Oh!  Idea!  Do you have freezer paper?  cut a square/rectangle that will fit the top of your soap, crumple it up for crinkly texture, and press onto the top (the plastic side against the soap!) and allow it to harden, then when it's hard enough you can peel it off and have your wrinkly top.  I mean if bubble wrap can be used to make a honey comb texture, why wouldn't this work?:wink:


----------



## CaraBou (Nov 1, 2013)

Tiene, those are fabulous ideas and fabulous pics!  I knew I was in the right place asking the right question.  I love it all -- the mud, toenails, the direct skin connection  -- and all the rest!  Please don't shut up, this is exactly what I wanted!  I know through all of these ideas I will come up with something that allows me to work within my capabilities while stretching me where I never thought I could go!  Thanks so much, and please do keep it coming!


----------



## CaraBou (Nov 1, 2013)

Lizflowers42, great minds think alike.  I actually did do something like that with shavings and the soap ball when I cut the plain gray soap.  I basically enveloped it in an oversized piece of saran wrap and flattened it all like a pancake so that there was lots of crinkly contact.  The soap was pretty soft so that actually worked okay.
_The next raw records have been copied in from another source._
# d-f/nylon-amt

Measured on AMD Instinct MI355X. Metric: training clips/sec (128-frame x 256-bin), higher is better.
Workload: dtype f16x3 (split fp16 / bf16 operand pairs, three bf16-rate MFMA passes per product, fp32 accumulate; tensors that flow between kernels are fp32 (attention q/k/v as fp16 hi+lo pairs), the copies SAVED only for the backward -- FFN hidden, its gradient, pre-LayerNorm sums -- are bf16); 1 GPU; paper-size hFT-Transformer training step (d=256, ff=512, 3+3 layers, 4 heads), batch 8 clips/GPU, dropout 0.10, forward+loss+backward+Adam; global_batch=8, frames=128, bins=256, parallelism=dp1, precision_mode=x3

## Files before the change

### nylon-amt_amd/csrc/x3_strip.hip

```cpp
#include <stdlib.h>
#include <type_traits>
#include <utility>
#include "hftt_common.h"
#include "x3_common.h"
#include "hftt_launch.h"
#include "x3_internal.h"
#include "../../include/hftt_hip.h"

#ifdef HFTT_X3_STRIP_ABLATE
#define XDBG(g, bit) (((g).pad & (bit)) != 0)
#else
#define XDBG(g, bit) false
#endif

namespace {

#include "strip_pipe.h"

__host__ __device__ inline int x3_i_of_c(int c) { const int g = c & 15, hh = c >> 4; return (g & 3) + 8 * (g >> 2) + 4 * hh; }

template <int E>
__global__ __launch_bounds__(256) void x3_strip_pack_kernel(const float* __restrict__ params, unsigned short* __restrict__ dst,
                                                            const hftt_strip_pack_entry* __restrict__ table) {
  const hftt_strip_pack_entry e = table[blockIdx.y];
  const int nrows = e.transpose ? e.cols : e.rows;
  const int nk = e.transpose ? e.rows : e.cols;
  const int kch = nk >> 3;
  const long total = (long)nrows * kch;
  for (long t = (long)blockIdx.x * 256 + threadIdx.x; t < total; t += (long)gridDim.x * 256) {
    const int nl = (int)(t / kch), kc = (int)(t - (long)nl * kch);
    const int n = e.n0 + nl, k = e.k0 + kc * 8;
    float v[8];
    const float* src = params + e.src_off;
    if (e.transpose) {
#pragma unroll
      for (int q = 0; q < 8; q++) v[q] = src[(long)(kc * 8 + q) * e.src_ld + nl];
    } else {
      const float4 a = *reinterpret_cast<const float4*>(src + (long)nl * e.src_ld + kc * 8);
      const float4 b = *reinterpret_cast<const float4*>(src + (long)nl * e.src_ld + kc * 8 + 4);
      v[0] = a.x; v[1] = a.y; v[2] = a.z; v[3] = a.w; v[4] = b.x; v[5] = b.y; v[6] = b.z; v[7] = b.w;
    }
    const int tile = n >> 5, i = x3_i_of_c(n & 31);
    const int pt = k >> 5, hk2 = (k >> 4) & 1, u = (k >> 3) & 1;
    const int ch = 2 * pt + u;
    long off;
    if (e.order == 2) {
      off = (e.slot_offset + (long)ch * e.slot_stride + tile) * 1024 + (hk2 * 32 + i) * 8;
    } else {
      long slot, frag;
      if (e.order == 0) { slot = (long)(tile >> 3) * (e.K >> 4) + ch; frag = 2 * (tile & 7); }
      else { slot = 2 * tile + (ch >> 3); frag = 2 * (ch & 7); }
      const long pos = e.slot_offset + (long)e.slot_stride * (slot >> 1) + (slot & 1);
      off = (pos * 16 + frag) * 512 + (hk2 * 32 + i) * 8;
    }
    bf16x8 hi, lo;
    x3_split8_checked<E>(v, hi, lo);
    *reinterpret_cast<bf16x8*>(dst + e.dst_off + off) = hi;
    *reinterpret_cast<bf16x8*>(dst + e.dst_off + off + 512) = lo;
  }
}

struct XPipe {
  const unsigned short* w;
  int S;
  int fill_pos;
  unsigned ring;
  int wave, lane;
  bool nofill, nobar;
  __device__ __forceinline__ const unsigned short* src_of(int pos) const { return w + ((long)pos * 16 + wave * 4) * 512 + lane * 8; }
  __device__ __forceinline__ void advance() { fill_pos = (fill_pos + 1 == S) ? 0 : fill_pos + 1; }
  template <int BUF>
  __device__ __forceinline__ void fill() {
    glds16x4(src_of(fill_pos), ring + (unsigned)BUF * SLOT_BYTES + (unsigned)wave * 4096u);
    advance();
  }
  __device__ __forceinline__ void begin_slot() {
    if (!nobar) { HFTT_WAITVM(4); __builtin_amdgcn_s_barrier(); }
  }
  __device__ __forceinline__ void prologue_sync() { HFTT_WAITVM(4); __builtin_amdgcn_s_barrier(); }
  template <int BUF>
  __device__ __forceinline__ void refill() {
    if (!nofill) glds16x4(src_of(fill_pos), ring + (unsigned)((BUF + FILL_AHEAD) & (NSLOT - 1)) * SLOT_BYTES + (unsigned)wave * 4096u);
    advance();
  }
  __device__ __forceinline__ void drain() { HFTT_WAITVM(0); }
};

struct XChunk { u4v a, b; };
#ifndef HFTT_STRIP_NT
#define HFTT_STRIP_NT 2
#endif
__device__ __forceinline__ u4v stream_load16(const void* p) {
#if HFTT_STRIP_NT == 1
  return __builtin_nontemporal_load(reinterpret_cast<const u4v*>(p));
#else
  return *reinterpret_cast<const u4v*>(p);
#endif
}
__device__ __forceinline__ void stream_store16(void* p, const u4v& v) {
#if HFTT_STRIP_NT
  __builtin_nontemporal_store(v, reinterpret_cast<u4v*>(p));
#else
  *reinterpret_cast<u4v*>(p) = v;
#endif
}
__device__ __forceinline__ void chunk_load(XChunk& c, const float* p) {
  c.a = stream_load16(p);
  c.b = stream_load16(p + 4);
}
template <typename V>
__device__ __forceinline__ void chunk_raw(XChunk& c, const V& v, int at = 0) {
  c.a = u4v{__float_as_uint(v[at]), __float_as_uint(v[at + 1]), __float_as_uint(v[at + 2]), __float_as_uint(v[at + 3])};
  c.b = u4v{__float_as_uint(v[at + 4]), __float_as_uint(v[at + 5]), __float_as_uint(v[at + 6]), __float_as_uint(v[at + 7])};
}
__device__ __forceinline__ void chunk_floats(const XChunk& c, float* v) {
  v[0] = __uint_as_float(c.a.x); v[1] = __uint_as_float(c.a.y); v[2] = __uint_as_float(c.a.z); v[3] = __uint_as_float(c.a.w);
  v[4] = __uint_as_float(c.b.x); v[5] = __uint_as_float(c.b.y); v[6] = __uint_as_float(c.b.z); v[7] = __uint_as_float(c.b.w);
}
template <int E>
__device__ __forceinline__ void x3_split16(const float* v, XChunk (&hf)[2]) {
#pragma unroll
  for (int u = 0; u < 2; u++) {
    bf16x8 hi, lo;
    x3_split8<E>(v + 8 * u, hi, lo);
    hf[u].a = __builtin_bit_cast(u4v, hi); hf[u].b = __builtin_bit_cast(u4v, lo);
  }
}
template <int E>
__device__ __forceinline__ void chunk_convert(XChunk& c) {
  float v[8];
  chunk_floats(c, v);
  bf16x8 hi, lo;
  if (E == X3_BF16H) {
    uint4 h;
    h.x = X3<E>::pk(v[0], v[1]); h.y = X3<E>::pk(v[2], v[3]); h.z = X3<E>::pk(v[4], v[5]); h.w = X3<E>::pk(v[6], v[7]);
    c.a = __builtin_bit_cast(u4v, h);
    return;
  }
  x3_split8<E>(v, hi, lo);
  c.a = __builtin_bit_cast(u4v, hi); c.b = __builtin_bit_cast(u4v, lo);
}
__device__ __forceinline__ void chunk_drop(XChunk& c, uint64_t seed, uint32_t site, uint64_t q0, uint32_t thr, float inv_keep) {
  float v[8];
  chunk_floats(c, v);
  drop8(v, seed, site, q0, thr, inv_keep);
  chunk_raw(c, v);
}
template <int E>
__device__ __forceinline__ void chunk_values(const XChunk& c, float* v) {
  const unsigned h[4] = {c.a.x, c.a.y, c.a.z, c.a.w}, l[4] = {c.b.x, c.b.y, c.b.z, c.b.w};
#pragma unroll
  for (int q = 0; q < 4; q++) {
    float h0, h1, l0, l1;
    X3<E>::unpk(h[q], h0, h1); X3<E>::unpk(l[q], l0, l1);
    v[2 * q] = h0 + l0; v[2 * q + 1] = h1 + l1;
  }
}
__device__ __forceinline__ int chunk_off(int ch) { return (ch >> 1) * 32 + (ch & 1) * 8; }

struct XPre { bf16x8 f[4]; bool noread = false; };
__device__ __forceinline__ void slot_head(const unsigned char* slot, XPre& pre) {
#pragma unroll
  for (int i = 0; i < 4; i++) pre.f[i] = *reinterpret_cast<const bf16x8*>(slot + i * 1024);
}
template <int E, typename G>
__device__ __forceinline__ void x3_slot_tiles(const unsigned char* slot, const unsigned char* next, XPre& pre, const XChunk& x, f32x16 (&acc)[8], G&& side) {
  bf16x8 fr[16];
#pragma unroll
  for (int i = 0; i < 4; i++) fr[i] = pre.f[i];
  const bf16x8 xh = __builtin_bit_cast(bf16x8, x.a), xl = __builtin_bit_cast(bf16x8, x.b);
  static_for<8>([&](auto t_c) __attribute__((always_inline)) {
    constexpr int t = decltype(t_c)::value;
    acc[t] = X3<E>::mma(fr[2 * t + 1], xh, acc[t]);
    side(std::integral_constant<int, 3 * t>{});
    if (pre.noread) { if (2 * t + 4 < 16) fr[2 * t + 4] = fr[2 * t]; }
    else if (2 * t + 4 < 16) fr[2 * t + 4] = *reinterpret_cast<const bf16x8*>(slot + (2 * t + 4) * 1024);
    else pre.f[2 * t + 4 - 16] = *reinterpret_cast<const bf16x8*>(next + (2 * t + 4 - 16) * 1024);
    if (E != X3_BF16H) acc[t] = X3<E>::mma(fr[2 * t], xl, acc[t]);
    side(std::integral_constant<int, 3 * t + 1>{});
    if (pre.noread) { if (2 * t + 5 < 16) fr[2 * t + 5] = fr[2 * t + 1]; }
    else if (2 * t + 5 < 16) fr[2 * t + 5] = *reinterpret_cast<const bf16x8*>(slot + (2 * t + 5) * 1024);
    else pre.f[2 * t + 5 - 16] = *reinterpret_cast<const bf16x8*>(next + (2 * t + 5 - 16) * 1024);
    acc[t] = X3<E>::mma(fr[2 * t], xh, acc[t]);
    side(std::integral_constant<int, 3 * t + 2>{});
    __builtin_amdgcn_sched_barrier(0);
  });
}
template <int E, int OFF, typename G>
__device__ __forceinline__ void x3_slot_chunks(const unsigned char* slot, const unsigned char* next, XPre& pre, const XChunk (&x)[16], f32x16& acc, G&& side) {
  bf16x8 fr[16];
#pragma unroll
  for (int i = 0; i < 4; i++) fr[i] = pre.f[i];
  static_for<8>([&](auto q_c) __attribute__((always_inline)) {
    constexpr int q = decltype(q_c)::value;
    const bf16x8 xh = __builtin_bit_cast(bf16x8, x[OFF + q].a), xl = __builtin_bit_cast(bf16x8, x[OFF + q].b);
    acc = X3<E>::mma(fr[2 * q + 1], xh, acc);
    side(std::integral_constant<int, 3 * q>{});
    if (pre.noread) { if (2 * q + 4 < 16) fr[2 * q + 4] = fr[2 * q]; }
    else if (2 * q + 4 < 16) fr[2 * q + 4] = *reinterpret_cast<const bf16x8*>(slot + (2 * q + 4) * 1024);
    else pre.f[2 * q + 4 - 16] = *reinterpret_cast<const bf16x8*>(next + (2 * q + 4 - 16) * 1024);
    if (E != X3_BF16H) acc = X3<E>::mma(fr[2 * q], xl, acc);
    side(std::integral_constant<int, 3 * q + 1>{});
    if (pre.noread) { if (2 * q + 5 < 16) fr[2 * q + 5] = fr[2 * q + 1]; }
    else if (2 * q + 5 < 16) fr[2 * q + 5] = *reinterpret_cast<const bf16x8*>(slot + (2 * q + 5) * 1024);
    else pre.f[2 * q + 5 - 16] = *reinterpret_cast<const bf16x8*>(next + (2 * q + 5 - 16) * 1024);
    acc = X3<E>::mma(fr[2 * q], xh, acc);
    side(std::integral_constant<int, 3 * q + 2>{});
    __builtin_amdgcn_sched_barrier(0);
  });
}
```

But it didn't look even a fraction as good as the skin pic Tiene left.  I also didn't do it at the scale I would need to.   I will rethink this concept in combination with some of the other great ideas here!


----------



## CaraBou (Nov 1, 2013)

Dixiedragon, I can envision the savannah scene and totally love the idea! It would probably be like child"s art coming from me... oh wait... have you heard of the zoo elephants that paint with a paintbrush in their trunks?  It might look kind of like those, and make people more forgiving of my rudimentary talents!


----------



## Tienne (Nov 1, 2013)

Fantastic! I'm thrilled I could help inspire you! I can hear your creative juices bubbling from here! LOL That's what it's aaall about. 

Okay, what else can I think of? The tusks and toenails would probably look better if they were ivory coloured (duh, of course), instead of white and if you cut those triangle slithers when the log was still soft, you could curve them ever so slightly to give them more of that authentic curved tusky look. If they are too straight, they might come out looking more like dracula fangs. That wouldn't do. LOL

That's all I can think of! ... For now. 

Now go forth and soap where thou hath never soaped before!! *All the while raising my stick blender victoriously into the air*


----------



## Lindy (Nov 1, 2013)

I truly would get an elephant stamp made....


----------



## CaraBou (Nov 2, 2013)

Lindy said:


> I truly would get an elephant stamp made....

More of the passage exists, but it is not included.